Die Grausamkeiten des Zweiten Weltkriegs haben bei vielen Menschen bis heute ihre Spuren hinterlassen. Kriegstraumata wirken noch in der Enkelgeneration nach. Das Projekt „Trauma & Hospiz“ in Duisburg will Sterbenden und deren Angehörigen, aber auch ehrenamtlich Engagierten helfen, mit derart lange verborgenen Erinnerungen und ihren Auswirkungen umzugehen.

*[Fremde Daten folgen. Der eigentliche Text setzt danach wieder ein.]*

template <bool UPS, int STEP>
__device__ __forceinline__ float fold(const float* pg, int tap, int ci, int co, int Cin, int Cout, int k, int pad, int kp, long plane, int S,
                                      long sstride, int sp0) {
    float s = 0.f;
    if (UPS) {
        const int dy = tap / k, dx = tap - dy * k;
        for (int sp = sp0; sp < S; sp += STEP)
#pragma unroll
            for (int p = 0; p < 4; ++p) {
                const int tp = phase_map(p >> 1, dy, pad) * kp + phase_map(p & 1, dx, pad);
                s += pg[(long)sp * sstride + (long)p * plane + ((long)tp * Cin + ci) * Cout + co];
            }
    } else {
        const long o = ((long)tap * Cin + ci) * Cout + co;
        constexpr int kInFlight = STEP == 8 ? 4 : 1;
#pragma unroll kInFlight
        for (int sp = sp0; sp < S; sp += STEP) s += pg[(long)sp * sstride + o];
    }
    return s;
}

__device__ __forceinline__ void add4(float4& s, const float4& p) { s.x += p.x; s.y += p.y; s.z += p.z; s.w += p.w; }
template <int STEP>
__device__ __forceinline__ float4 fold4(const float* src, int S, long sstride, int sp0) {
    float4 s = make_float4(0.f, 0.f, 0.f, 0.f);
    int sp = sp0;
    for (; sp + 3 * STEP < S; sp += 4 * STEP) {
        const float4 p0 = ld4(src + (long)sp * sstride), p1 = ld4(src + (long)(sp + STEP) * sstride);
        const float4 p2 = ld4(src + (long)(sp + 2 * STEP) * sstride), p3 = ld4(src + (long)(sp + 3 * STEP) * sstride);
        add4(s, p0); add4(s, p1); add4(s, p2); add4(s, p3);
    }
    for (; sp < S; sp += STEP) add4(s, ld4(src + (long)sp * sstride));
    return s;
}

__device__ __forceinline__ float lane_groups_sum(float (*sh)[33], int ol) {
    float t = 0.f;
#pragma unroll
    for (int r = 0; r < 8; ++r) t += sh[r][ol];
    return t;
}

__device__ __forceinline__ void bias_sum_block(float (*sh)[33], const float* bp, float* gb, int c0, int S, int P, long bsstride, int Cout, float scale) {
    const int cl = threadIdx.x & 31, ln = threadIdx.x >> 5;
    const int c = c0 + cl;
    float s = 0.f;
    if (c < Cout)
        for (int i = ln; i < S * P; i += 8) s += bp[(long)(i / P) * bsstride + (long)(i % P) * Cout + c];
    sh[ln][cl] = s;
    __syncthreads();
    if (ln == 0 && c < Cout) gb[c] += scale * lane_groups_sum(sh, cl);
}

Wer als Wiederaufbauer, als Macher durchs Leben ging, der wird mitunter erst in der letzten Phase des Lebens von alten Erinnerungen durchgerüttelt, dann wenn im Sterbeprozess die Kontrolle nachlässt. Mancher schreit stundenlang, mancher verstummt völlig, möglich sind auch Essensverweigerung, Schlaflosigkeit und Aggressivität - Verhaltensweisen betagter Menschen, bei denen man als Angehöriger hilflos daneben steht oder das Verhalten fälschlicherweise als Ausdruck einer Demenz oder sonstiger altersbedingter Erkrankungen interpretiert. Dr. Gabriele Frick-Baer und Petra Prell wollen in diesen Situationen als erfahrene Trauma-Therapeutinnen helfen.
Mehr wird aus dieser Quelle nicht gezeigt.